■ Work item
Could you repeat, word for word, only the lines from the one containing "if (tid < 2" through the final line of the records below?

■ Available records
// ... 649 lines not shown
      }
      if (XAHEAD && gi + 1 < NG) {
#pragma unroll
        for (int o = 0; o < PX; ++o) xr[o] = xn[XAHEAD ? o : 0];
      }
    }
    DW_STAMP(3);
  }
  __syncthreads();
  float* slots = reinterpret_cast<float*>(td);
  const int wave = tid >> 6;
#pragma unroll
  for (int t = 0; t < K * K; ++t) {
    float2 p = part[t];
    p.x += __shfl_xor(p.x, 16, 64); p.y += __shfl_xor(p.y, 16, 64);
    p.x += __shfl_xor(p.x, 32, 64); p.y += __shfl_xor(p.y, 32, 64);
    if ((tid & 63) < C2B) *reinterpret_cast<float2*>(slots + (wave * K * K + t) * CB + 2 * c2) = p;
  }
  __syncthreads();
  for (int i = tid; i < K * K * CB; i += 256) {
    int cc = i % CB, tap = i / CB;
    if (c0 + cc < a.C)
      a.dwpart[(long)grp_id * a.C * K * K + (long)(c0 + cc) * K * K + tap] =
          ((slots[i] + slots[K * K * CB + i]) + slots[2 * K * K * CB + i]) + slots[3 * K * K * CB + i];
  }
  if (a.part) {
    __syncthreads();
#pragma unroll
    for (int o = 16; o < 64; o <<= 1) {
      s0.x += __shfl_xor(s0.x, o, 64); s0.y += __shfl_xor(s0.y, o, 64);
      s1.x += __shfl_xor(s1.x, o, 64); s1.y += __shfl_xor(s1.y, o, 64);
    }
    if ((tid & 63) < C2B) {
      *reinterpret_cast<float2*>(slots + wave * 2 * CB + 2 * c2) = s0;
      *reinterpret_cast<float2*>(slots + wave * 2 * CB + CB + 2 * c2) = s1;
    }
    __syncthreads();
    if (tid < 2 * CB) {
      const int cc = tid % CB;
      if (c0 + cc < a.C) {
        const float v = ((slots[tid] + slots[2 * CB + tid]) + slots[4 * CB + tid]) + slots[6 * CB + tid];
        float* dst = a.part + (long)grp_id * 2 * a.C + (tid / CB) * a.C + c0 + cc;
        if (a.fin_counters) mx_st_wt(dst, v); else *dst = v;
      }
    }
    if (a.fin_counters) {
      __shared__ unsigned fin_flag;
      if (mx_last_arriver(a.fin_counters + chunk_id, gridDim.x, &fin_flag))
        bn_bwd_reduce_finalize_32(a.part, (int)gridDim.x, a.C, c0, a.fin, reinterpret_cast<double*>(td));
    }
  }
}

__global__ __launch_bounds__(256) void dw_parts_reduce_kernel(const float* __restrict__ part, int P, int n, float* __restrict__ dW) {
  __shared__ float red[16][17];
  const int el = threadIdx.x & 15, gl = threadIdx.x >> 4;
  const int i = blockIdx.x * 16 + el;
  float s0 = 0.f, s1 = 0.f, s2 = 0.f, s3 = 0.f;
  if (i < n) {
    int g = gl;
    for (; g + 48 < P; g += 64) {
      s0 += part[(long)g * n + i]; s1 += part[(long)(g + 16) * n + i]; s2 += part[(long)(g + 32) * n + i]; s3 += part[(long)(g + 48) * n + i];
    }
    for (; g < P; g += 16) s0 += part[(long)g * n + i];
  }
  red[gl][el] = (s0 + s1) + (s2 + s3);
  __syncthreads();
  if (gl == 0 && i < n) {
    float t = red[0][el];
#pragma unroll
    for (int k = 1; k < 16; ++k) t += red[k][el];
    dW[i] += t;
  }
}

static void launch_dw_parts_reduce(const float* part, int P, int n, float* dW, hipStream_t st) {
  hipLaunchKernelGGL(dw_parts_reduce_kernel, dim3(cdiv(n, 16)), dim3(256), 0, st, part, P, n, dW);
}

static int dw_fused_shape(int H, int Wd, int K) {
  if (K != 5) return (Wd % 28 == 0) ? 3 : 0;
  const double small = (double)cdiv(H, 8) * cdiv(Wd, 16) * (8 + K - 1) * (16 + K - 1);
  const double large = (double)cdiv(H, 14) * cdiv(Wd, 28) * (14 + K - 1) * (28 + K - 1);
  return large < 0.9 * small ? 1 : 0;
}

■ Answer space
    if (tid < 2 * CB) {
      const int cc = tid % CB;
      if (c0 + cc < a.C) {
        const float v = ((slots[tid] + slots[2 * CB + tid]) + slots[4 * CB + tid]) + slots[6 * CB + tid];
        float* dst = a.part + (long)grp_id * 2 * a.C + (tid / CB) * a.C + c0 + cc;
        if (a.fin_counters) mx_st_wt(dst, v); else *dst = v;
      }
    }
    if (a.fin_counters) {
      __shared__ unsigned fin_flag;
      if (mx_last_arriver(a.fin_counters + chunk_id, gridDim.x, &fin_flag))
        bn_bwd_reduce_finalize_32(a.part, (int)gridDim.x, a.C, c0, a.fin, reinterpret_cast<double*>(td));
    }
  }
}

__global__ __launch_bounds__(256) void dw_parts_reduce_kernel(const float* __restrict__ part, int P, int n, float* __restrict__ dW) {
  __shared__ float red[16][17];
  const int el = threadIdx.x & 15, gl = threadIdx.x >> 4;
  const int i = blockIdx.x * 16 + el;
  float s0 = 0.f, s1 = 0.f, s2 = 0.f, s3 = 0.f;
  if (i < n) {
    int g = gl;
    for (; g + 48 < P; g += 64) {
      s0 += part[(long)g * n + i]; s1 += part[(long)(g + 16) * n + i]; s2 += part[(long)(g + 32) * n + i]; s3 += part[(long)(g + 48) * n + i];
    }
    for (; g < P; g += 16) s0 += part[(long)g * n + i];
  }
  red[gl][el] = (s0 + s1) + (s2 + s3);
  __syncthreads();
  if (gl == 0 && i < n) {
    float t = red[0][el];
#pragma unroll
    for (int k = 1; k < 16; ++k) t += red[k][el];
    dW[i] += t;
  }
}

static void launch_dw_parts_reduce(const float* part, int P, int n, float* dW, hipStream_t st) {
  hipLaunchKernelGGL(dw_parts_reduce_kernel, dim3(cdiv(n, 16)), dim3(256), 0, st, part, P, n, dW);
}

static int dw_fused_shape(int H, int Wd, int K) {
  if (K != 5) return (Wd % 28 == 0) ? 3 : 0;
  const double small = (double)cdiv(H, 8) * cdiv(Wd, 16) * (8 + K - 1) * (16 + K - 1);
  const double large = (double)cdiv(H, 14) * cdiv(Wd, 28) * (14 + K - 1) * (28 + K - 1);
  return large < 0.9 * small ? 1 : 0;
}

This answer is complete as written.